Si vous avez souscrit une assurance multirisques récoltes, votre exploitation, votre matériel et votre tracteur seront couverts s’ils ont été endommagés par une inondation. En principe, tous les contrats d’assurance multirisques agricole comprennent la garantie catastrophes naturelles, ce qui couvre les inondations, les glissements de terrain, les coulées de boue, les avalanches et les tremblements de terre. Comme nous le disions, cette garantie joue seulement lorsqu’un arrêté interministériel, paru au Journal officiel, constate l’état de catastrophe naturelle.

Dans le cas où vos récoltes et vos vignes ont été saccagées par les inondations, vous devez en informer votre assureur au plus tard dans les quatre jours suivant la constatation des dégâts. Il est strictement interdit de toucher à la récolte avant l’arrivée de l’expert, sauf si celle-ci doit être cueillie ou moissonnée d’urgence. Pour que les experts soient en mesure de constater les dégâts, vous devez laisser des zones témoins sur place. L’assurance multirisque récoltes peut aussi couvrir votre matériel en plein air comme vos motos pompes, vos arroseurs enrouleurs automatiques et vos silos.

Il peut aussi arriver qu’une coupure d’électricité due aux inondations entraine l’étouffement de vos volailles. Dans ce cas, ce n’est pas l’assurance multirisque agricole qui interviendra, mais plutôt l’assurance accidents d’élevage.

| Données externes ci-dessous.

template <typename T, int EPI, int ACT, bool HAS_BIAS, bool LN = false, bool SPLIT = false, bool FIN = false, bool CONV = false>
__device__ __forceinline__ void epilogue_lds_impl(const GemmParams& p, f32x4 (&acc)[8][4], char* wl0, char* wl1, int m0, int n0, int wm,
                                                  int wn, int lane, int g, const float2* lnp = nullptr) {
  using V4 = typename Lp<T>::V4;
  using V8 = typename Lp<T>::V8;
  const int fr = lane & 15, fg = lane >> 4;
  const float* bias = HAS_BIAS ? p.bias + (long long)g * p.strideBias_g : nullptr;
  const int nw = n0 + wn * 64;
  const int mw = m0 + wm * 128;
  int img0 = 0, tok0 = 0;
  if (EPI == MK_EPI_QKV) {
    img0 = mw / p.ntok;
    tok0 = mw - img0 * p.ntok;
  }
  auto img_tok = [&](int r, int& img, int& tok) {
    if (p.ntok >= 128) {
      const int t = tok0 + r;
      const bool wrap = t >= p.ntok;
      img = img0 + (wrap ? 1 : 0);
      tok = wrap ? t - p.ntok : t;
    } else {
      const int m = mw + r;
      img = m / p.ntok;
      tok = m - img * p.ntok;
    }
  };
  f32x4 bv[4], cs[4];
#pragma unroll
  for (int ni = 0; ni < 4; ++ni) {
    const int n = nw + fg * 4 + ni * 16;
    bv[ni] = (HAS_BIAS && n < p.N) ? *(const f32x4*)(bias + n) : f32x4{0.f, 0.f, 0.f, 0.f};
    cs[ni] = (LN && n < p.N) ? *(const f32x4*)(p.ln_colsum + n) : f32x4{0.f, 0.f, 0.f, 0.f};
  }
  float2 prm[8];
#pragma unroll
  for (int mi = 0; mi < 8; ++mi) prm[mi] = LN ? lnp[wm * 128 + mi * 16 + fr] : make_float2(1.f, 0.f);
  const bool lp_out = EPI == MK_EPI_QKV || (EPI == MK_EPI_STORE && !p.out_f32 && !p.out_lo);
  if (lp_out) {
    int which = 0, head = 0;
    if (EPI == MK_EPI_QKV) {
      const int D = p.heads * 64;
      which = nw / D;
      head = (nw - which * D) >> 6;
      if (which == 2) {
#pragma unroll
        for (int mi = 0; mi < 8; ++mi) {
          const int m = mw + mi * 16 + fr;
          if (m >= p.M) continue;
          int img, tok;
          img_tok(mi * 16 + fr, img, tok);
          const long long hb = (long long)img * p.heads + head;
#pragma unroll
          for (int ni = 0; ni < 4; ++ni) {
            const f32x4 v = LN ? acc[mi][ni] * prm[mi].x + (cs[ni] * prm[mi].y + bv[ni]) : acc[mi][ni] + bv[ni];
            T* dst = (T*)p.vt + (hb * 64 + ni * 16 + fg * 4) * p.ntok_pad + vperm(tok);
#pragma unroll
            for (int e = 0; e < 4; ++e) dst[(long long)e * p.ntok_pad] = to_lp<T>(v[e]);
          }
        }
        return;
      }
    }
    const int rr = lane >> 3, c = lane & 7;
    const int n = nw + c * 8;
    const bool bord = CONV && p.bord_out;
    BorderedRow bw;
    if (bord) bw.init(mw + rr, p.H, p.Wd);
#pragma unroll
    for (int h = 0; h < 2; ++h) {
#pragma unroll
      for (int mq = 0; mq < 4; ++mq) {
        const int mi = h * 4 + mq;
        const int r = mi * 16 + fr;
        char* wrow = (mq < 2 ? wl0 : wl1) + ((mq & 1) * 16 + fr) * 128;
        const long long rrow = (CONV && p.resid_lp) ? bordered_row(min(mw + r, p.M - 1), p.H, p.Wd) : 0;
#pragma unroll
        for (int ni = 0; ni < 4; ++ni) {
          f32x4 v = acc[mi][ni];
          if (LN) v = v * prm[mi].x + (cs[ni] * prm[mi].y + bv[ni]);
          else if (HAS_BIAS) v += bv[ni];
          if (EPI == MK_EPI_QKV) {
            if (which == 0) { const float qs = p.qscale; _Pragma("unroll") for (int e = 0; e < 4; ++e) v[e] *= qs; }
          } else {
            if (CONV && p.resid_lp) {
              const int m = mw + r, n2 = nw + fg * 4 + ni * 16;
              if (m < p.M && n2 < p.N) {
                const V4 rs = *(const V4*)((const T*)p.resid_lp + (long long)g * p.strideResid_g + rrow * p.ldc + n2);
#pragma unroll
                for (int e = 0; e < 4; ++e) v[e] += (float)rs[e];
              }
            }
            if (ACT == MK_ACT_RELU) {
#pragma unroll
              for (int e = 0; e < 4; ++e) v[e] = fmaxf(v[e], 0.f);
            } else if (ACT == MK_ACT_GELU) {
              v = gelu_erf4(v);
            }
          }
          V4 o;
#pragma unroll
          for (int e = 0; e < 4; ++e) o[e] = to_lp<T>(v[e]);
          const int cc = ni * 2 + (fg >> 1);
          *(V4*)(wrow + ((cc ^ (fr & 7)) << 4) + (fg & 1) * 8) = o;
        }
      }
#pragma unroll
      for (int i8 = 0; i8 < 8; ++i8) {
        const int it = h * 8 + i8;
        const int r = it * 8 + rr;
        const int m = mw + r;
        const V8 val = *(const V8*)((i8 < 4 ? wl0 : wl1) + ((i8 & 3) * 8 + rr) * 128 + ((c ^ (rr & 7)) << 4));
        const int extra = bord ? bw.extra : 0;
        if (bord) bw.step(8, p.H, p.Wd);
        if (m >= p.M || n >= p.N) continue;
        T* dst;
        if (EPI == MK_EPI_QKV) {
          int img, tok;
          img_tok(r, img, tok);
          dst = (T*)(which == 0 ? p.q : p.k) + (((long long)img * p.heads + head) * p.ntok_pad + tok) * 64 + c * 8;
        } else {
          dst = (T*)p.out_lp + (long long)g * p.strideOut_g + ((long long)m + extra) * p.ldc + n;
        }
        if (n + 8 <= p.N) {
          *(V8*)dst = val;
        } else {
          V4 lo;
#pragma unroll
          for (int e = 0; e < 4; ++e) lo[e] = val[e];
          *(V4*)dst = lo;
        }
      }
    }
  } else {
    const int rr = lane >> 4, c = lane & 15;
    const int n = nw + c * 4;
    f32x4 gm = f32x4{0.f, 0.f, 0.f, 0.f};
    if (EPI == MK_EPI_LS_RESIDUAL && n < p.N) gm = *(const f32x4*)(p.gamma + n);
    f32x4 bvd = f32x4{0.f, 0.f, 0.f, 0.f};
    if (SPLIT && HAS_BIAS && n < p.N) bvd = *(const f32x4*)(bias + n);
    f32x4 xr[2][SPLIT ? 1 : 16];
// ... 116 lines not shown
          x += gm * val;
          if (SPLIT) x -= ((const float*)lnp)[wm * 128 + half * 64 + r];
          if (!SPLIT || fin) {
            if (ok) *(f32x4*)(p.out_f32 + (long long)m * p.ldc + n) = x;
          } else {
            if constexpr (sizeof(T) == 2) emit_row(m, nullptr, nullptr, x, ok, soff_b(half, it));
            else emit_row(m, plane_row(p.xh, half, it) + lane_off_st, plane_row(p.xl, half, it) + lane_off_st, x, ok);
          }
        } else if (EPI == MK_EPI_PATCH) {
          const int mc = ok ? m : 0;
          const int img = mc / p.npatch, tok = mc - img * p.npatch;
          const long long xrow = (long long)img * (p.npatch + 1) + 1 + tok;
          f32x4 x = val;
          if (ok) x += *(const f32x4*)(p.pos + (long long)(1 + tok) * p.N + n);
          if (SPLIT) emit_row(xrow, (T*)p.xh + xrow * p.ldxs + n, (T*)p.xl + xrow * p.ldxs + n, x, ok);
          else if (ok) *(f32x4*)(p.out_f32 + xrow * p.ldc + n) = x;
        } else if (EPI == MK_EPI_STORE && p.out_lo) {
          const float ps = p.plane_scale;
          f16x4 oh, ol;
#pragma unroll
          for (int e = 0; e < 4; ++e) {
            const float sv = sat16(val[e] * ps, p.sat_flag);
            oh[e] = (_Float16)sv;
            ol[e] = (_Float16)(sv - (float)oh[e]);
          }
          const long long o = (long long)g * p.strideOut_g + ((long long)m + extraf) * p.ldc + n;
          *(f16x4*)((_Float16*)p.out_lp + o) = oh;
          *(f16x4*)((_Float16*)p.out_lo + o) = ol;
        } else {
          *(f32x4*)(p.out_f32 + (long long)g * p.strideOut_g + ((long long)m + extraf) * p.ldc + n) = val;
        }
      }
    };
    if (SPLIT && !FIN && EPI == MK_EPI_LS_RESIDUAL) {
      preload(0, 0, 16);
      stageq(0, 0);
      drain(0, 0, 8);
      preload(1, 0, 8);
      stageq(0, 1);
      drain(0, 8, 16);
      preload(1, 8, 16);
      stageq(1, 0);
      drain(1, 0, 8);
      stageq(1, 1);
      drain(1, 8, 16);
    } else {
      preload(0);
      stageq(0, 0);
      drain(0, 0, 8);
      stageq(0, 1);
      preload(1);
      drain(0, 8, 16);
      stageq(1, 0);
      drain(1, 0, 8);
      stageq(1, 1);
      drain(1, 8, 16);
    }
  }
}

Renseignez-vous auprès de votre assureur pour en savoir plus sur cette couverture.

L’indemnisation et la franchise de l’assurance multirisque agricole

Si les bâtiments de votre exploitation ont été touchés par les inondations, une indemnité vous sera versée dans un délai de trois mois à compter de la date à laquelle vous avez remis l’état estimatif des dommages et des pertes subis ou à compter de la date de publication de l’arrêté interministériel constatant l’état de catastrophe naturelle.

Par ailleurs, il faut savoir qu’une franchise restera à votre charge dans le cas où vos bâtiments, votre matériel et votre tracteur ont été endommagés par l’inondation. Le montant de la franchise est de 380 euros pour les habitations, les véhicules à moteur et les autres biens à usage privé. Pour les biens professionnels, la franchise est de 10% du montant des dommages avec un minimum de 1140 euros.

En savoir plus sur les indemnisations en cas d'inondation

Le cas de sinistres répétitifs

Il faut également souligner qu’en cas de sinistres répétitifs et si la commune n’a pas de plan de prévention, la franchise sera modulée en fonction du nombre de constatations de l’état de catastrophe naturelle intervenues pour le même risque au cours des cinq années précédant la date de la nouvelle constatation. Elle sera doublée au troisième arrêté, triplée au quatrième et quadruplée pour les suivants.

Un plan d’action pour les situations d’urgence

Préparez-vous toujours à l’avance et mettez en place un plan d’action pour les situations d’urgence. Par exemple, la mise en place de zones plus élevées et la construction d’un remblai. Ces deux actions peuvent limiter les dégâts pouvant être causés par l’eau. En cas de crue soudaine envahissant votre exploitation, il vous faudra évacuer les lieux au plus vite. Quant aux matériels comme les machines, le fourrage, le stock et les produits phytosanitaires, ils doivent être placés en sécurité. De même que les papiers importants. Enfin, en anticipant les conditions de logement de votre bétail, vous arriverez à réduire les actions de l’eau sur vos animaux.